━━━━━ Records

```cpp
using rthx::DevBuf;
using rthx::HostBuf;
using rthx::fail;
using rthx::hip_fail;
// ... 438 lines not shown
      off = a16(off + 4 * cmap.size());
      G.off_cinfo = (int32_t)off;
      off = a16(off + sizeof(rthx::MCoarse) * nc);
      G.off_bsolid = (int32_t)off;
      off = a16(off + 4 * nc);
      G.off_beta = (int32_t)off;
      G.blob_bytes = (int32_t)off;
      off = a16(off + 8 * nc);
      if (ncx == 1) {
        G.off_lay = (int32_t)off;
        off = a16(off + sizeof(rthx::LayerRec) * (size_t)(ncy + 2));
      }
      G.inv_x = (double)nx / (xs[nx] - xs[0]);
      G.inv_y = (double)ny / (ys[ny] - ys[0]);
      G.inv_cx = (double)ncx / (cxs[ncx] - cxs[0]);
      G.inv_cy = (double)ncy / (cys[ncy] - cys[0]);
      if (off <= rthx::kMaxCoarseLdsBytes) {
        G.bytes = (int32_t)off;
        std::vector<uint4> blob((size_t)G.blob_bytes / 16);
        char* b = reinterpret_cast<char*>(blob.data());
        std::memset(b, 0, (size_t)G.blob_bytes);
        std::memcpy(b, xs.data(), 8 * xs.size());
        std::memcpy(b + G.off_ys, ys.data(), 8 * ys.size());
        std::memcpy(b + G.off_cxs, cxs.data(), 8 * cxs.size());
        std::memcpy(b + G.off_cys, cys.data(), 8 * cys.size());
        std::memcpy(b + G.off_cmap, cmap.data(), 4 * cmap.size());
        std::memcpy(b + G.off_cinfo, info.data(), sizeof(rthx::MCoarse) * nc);
        std::vector<uint32_t> bsolid(nc);
        std::vector<double> bbeta((size_t)s.n_bins * nc);
        for (size_t bx = 0; bx < nc; ++bx) {
          const int c = cmap[bx];
          bsolid[bx] = csolid[c];
          for (int bn = 0; bn < s.n_bins; ++bn) bbeta[(size_t)bn * nc + bx] = cbeta_all[(size_t)bn * nc + c];
        }
        std::memcpy(b + G.off_bsolid, bsolid.data(), 4 * nc);
        UP(blob.data(), blob.size(), D.ml_blob);
        UP(bbeta.data(), bbeta.size(), D.ml_bbeta);
        d->ml_mixed.assign((size_t)s.n_bins, 0);
        for (int bn = 0; bn < s.n_bins; ++bn)
          for (size_t bx = 0; bx < nc; ++bx) d->ml_mixed[bn] |= bbeta[(size_t)bn * nc + bx] < 0.0 ? 1 : 0;
        D.ml = G;
      }
    }
  }
  if (d->single_convex && d->axis_rect && !env_flag("RTHX_NO_LAT")) {
    std::vector<double> xs, ys;
    for (size_t f = 0; f < nf; ++f) {
      xs.push_back(fpoly[f].x[0]);
      xs.push_back(fpoly[f].x[1]);
      ys.push_back(fpoly[f].y[0]);
      ys.push_back(fpoly[f].y[2]);
    }
    std::sort(xs.begin(), xs.end());
    xs.erase(std::unique(xs.begin(), xs.end()), xs.end());
    std::sort(ys.begin(), ys.end());
    ys.erase(std::unique(ys.begin(), ys.end()), ys.end());
    const int64_t lnx = (int64_t)xs.size() - 1, lny = (int64_t)ys.size() - 1;
    bool ok = lnx >= 1 && lny >= 1 && lnx * lny == (int64_t)nf && lnx <= rthx::kLatMaxDim && lny <= rthx::kLatMaxDim;
    std::vector<int32_t> map(ok ? (size_t)(lnx * lny) : 0, -1);
    bool identity = ok;
    for (size_t f = 0; f < nf && ok; ++f) {
      const auto ix = std::lower_bound(xs.begin(), xs.end(), fpoly[f].x[0]) - xs.begin();
      const auto iy = std::lower_bound(ys.begin(), ys.end(), fpoly[f].y[0]) - ys.begin();
      ok = ix < lnx && iy < lny && xs[ix + 1] == fpoly[f].x[1] && ys[iy + 1] == fpoly[f].y[2] &&
           map[iy * lnx + ix] < 0;
      if (!ok) break;
      map[iy * lnx + ix] = (int32_t)f;
      identity = identity && (int64_t)f == iy * lnx + ix;
      const bool bnd[4] = {iy == 0, ix == lnx - 1, iy == lny - 1, ix == 0};
      for (int w = 0; w < 4 && ok; ++w) ok = bnd[w] || s.fine_surface[4 * f + w] < 0;
    }
    if (ok) {
      rthx::LatticeLayout L{};
      L.nx = (int32_t)lnx;
      L.ny = (int32_t)lny;
      L.identity = identity ? 1 : 0;
      auto a16 = [](size_t b) { return (b + 15) & ~(size_t)15; };
      size_t off = a16(8 * xs.size());
      L.off_ys = (int32_t)off;
      off = a16(off + 8 * ys.size());
      L.bytes = (int32_t)off;
      L.inv_x = (double)lnx / (xs[lnx] - xs[0]);
      L.inv_y = (double)lny / (ys[lny] - ys[0]);
      std::vector<uint4> blob(off / 16);
      char* b = reinterpret_cast<char*>(blob.data());
      std::memset(b, 0, off);
      std::memcpy(b, xs.data(), 8 * xs.size());
      std::memcpy(b + L.off_ys, ys.data(), 8 * ys.size());
      UP(blob.data(), blob.size(), D.lat_blob);
      if (!identity) UP(map.data(), map.size(), D.lat_map);
      D.lat = L;
    }
  }
#undef UP
  {
    int r3 = upload(d, &d->D, 1, &d->d_dom, "domain record");
    if (r3) return bail(r3);
  }
  *out = d;
  return RTHX_OK;
}

RTHX_EXPORT void rthx_domain_destroy(rthx_domain* dom) {
  if (!dom) return;
  (void)hipSetDevice(dom->device);
  (void)hipStreamSynchronize(dom->stream);
  delete dom;
}

RTHX_EXPORT int rthx_result_create(rthx_result** out) {
  if (!out) return fail(RTHX_EINVAL, "null out");
  *out = new (std::nothrow) rthx_result();
  return *out ? RTHX_OK : fail(RTHX_ENOMEM, "host allocation failed");
}

RTHX_EXPORT void rthx_result_destroy(rthx_result* res) { delete res; }

namespace rthx {

int finish_staged(rthx_result* res, const TallyParams& T, int merge, hipStream_t st, hipEvent_t ev_end,
                  int64_t totals[4]) {
  if (T.n_rows > 0) {
    if (merge == kMergeDense) HIP_TRY(launch_compact(T, st), "row_compact_kernel launch");
    if (merge == kMergeParts) HIP_TRY(launch_part_merge(T, st), "part_merge_kernel launch");
    HIP_TRY(launch_scan(T.row_nnz, T.row_tallied, T.n_rows, T.R, res->row_off.as<int64_t>(),
                        res->totals.as<int64_t>(), st),
            "row_scan_kernel launch");
  } else {
    HIP_TRY(hipMemsetAsync(res->row_off.p, 0, 8, st), "hipMemset");
  }
  HIP_TRY(hipMemcpyAsync(totals, res->totals.p, 32, hipMemcpyDeviceToHost, st), "hipMemcpy totals");
  HIP_TRY(hipStreamSynchronize(st), "row scan");
  const size_t nnz = (size_t)std::max<int64_t>(totals[0], 1);
  HIP_TRY(res->cols.reserve(nnz * 4), "hipMalloc cols");
  HIP_TRY(res->cnt.reserve(nnz * 4), "hipMalloc cnt");
  if (T.n_rows > 0)
    HIP_TRY(launch_pack(T.stage_cols, T.stage_cnt, T.row_cap, res->row_off.as<int64_t>(), T.n_rows,
                        res->cols.as<uint32_t>(), res->cnt.as<uint32_t>(), st),
            "csr_pack_kernel launch");
  HIP_TRY(hipEventRecord(ev_end, st), "hipEventRecord");
  HIP_TRY(hipStreamSynchronize(st), "CSR pack");
  return RTHX_OK;
}

}

namespace {

constexpr uint64_t kLookbackWaitTicks = 25'000'000;

uint64_t lookback_wait_ticks() {
  const char* e = rthx::knob("RTHX_LB_WAIT_US");
  if (e && *e) return (uint64_t)std::strtoull(e, nullptr, 10) * 100;
  return kLookbackWaitTicks;
}

using rthx::TracePlan;
static_assert(rthx::kTallyU16 == 1, "TracePlan::tally default");

constexpr int64_t kMaxHashCap = 16384;

int plan_trace(const rthx_domain* dom, const rthx_trace_args* a, TracePlan& p, int64_t slots = 0) {
  if (a->bin < 0 || a->bin >= dom->n_bins) return fail(RTHX_EINVAL, "bin out of range");
  if (a->rays_per_emitter < 0 || a->rays_per_emitter > 0xFFFFFFFFll)
    return fail(RTHX_ERANGE, "rays_per_emitter must be in [0, 2^32)");
  if (a->emitter_stride < 1 || a->emitter_begin < 0) return fail(RTHX_EINVAL, "bad emitter range");
// ... 836 lines not shown
```

raytraceheattransfer.jl_amd/csrc/rthx_device.h:

```cpp
#pragma once

#include <hip/hip_runtime.h>
#include <stdint.h>

#if defined(__HIP_DEVICE_COMPILE__) && !defined(RTHX_HOST_ONLY_TU)
#define RTHX_GLOBAL __attribute__((address_space(1)))
#else
#define RTHX_GLOBAL
#endif

#ifndef RTHX_PHILOX_OPAQUE_KEY
#define RTHX_PHILOX_OPAQUE_KEY 1
#endif

namespace rthx {

struct DevGrid {
  double ox, oy;
  double inv_x, inv_y;
  int32_t nx, ny;
  int32_t cell_base;
  int32_t reserved;
};

// ... 542 lines not shown
template <bool FAITHFUL>
__device__ __forceinline__ void iso_dir(uint32_t w_th, uint32_t w_ph, const double* cos_tab, double& dx, double& dy) {
  const double u = u32(w_th);
  double st, ct, cphi;
  if (FAITHFUL) {
    const double theta = acos(2.0 * u - 1.0);
    st = sin(theta);
    ct = cos(theta);
    cphi = cos(RTHX_TWO_PI * u32(w_ph));
  } else {
    ct = 2.0 * u - 1.0;
    st = 2.0 * sqrt_unit(__dmul_rn(u, 1.0 - u));
    cphi = cos_2pi_u32(w_ph, cos_tab);
  }
  dx = __dmul_rn(st, cphi);
  dy = ct;
}

template <bool FAITHFUL>
__device__ __forceinline__ void redirect_dir(bool wall, double tx, double ty, uint32_t w1, uint32_t w2,
                                             const double* cos_tab, double& dx, double& dy) {
  if (FAITHFUL) {
    if (wall)
      lambert_dir<true>(tx, ty, w1, w2, cos_tab, dx, dy);
    else
      iso_dir<true>(w1, w2, cos_tab, dx, dy);
    return;
  }
  const double u = u32(w1);
  const float ct_w = (float)sqrt_unit((double)(float)u);
  const double ct = wall ? (double)ct_w : 2.0 * u - 1.0;
  const double arg = wall ? 1.0 - (double)__fmul_rn(ct_w, ct_w) : 4.0 * __dmul_rn(u, 1.0 - u);
  const double st = sqrt_unit(arg);
  const double cpsi = cos_2pi_u32(wall ? f32_draw_word(w2) : w2, cos_tab);
  const double fx = wall ? tx : 1.0, fy = wall ? ty : 0.0;
  const double xl = __dmul_rn(st, cpsi);
  dx = __dmul_rn(fx, xl) + __dmul_rn(-fy, ct);
  dy = __dmul_rn(fy, xl) + __dmul_rn(fx, ct);
}

constexpr int kEmitAny = 0, kEmitVolRect = 2;
template <int EK> struct EmitKind { static constexpr int value = EK; };
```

━━━━━━━━━━

* [What the exercise asks] Scan the lines above for the word "struct" and copy every one where it occurs.

* [Solution to the exercise]
struct DevGrid {
template <int EK> struct EmitKind { static constexpr int value = EK; };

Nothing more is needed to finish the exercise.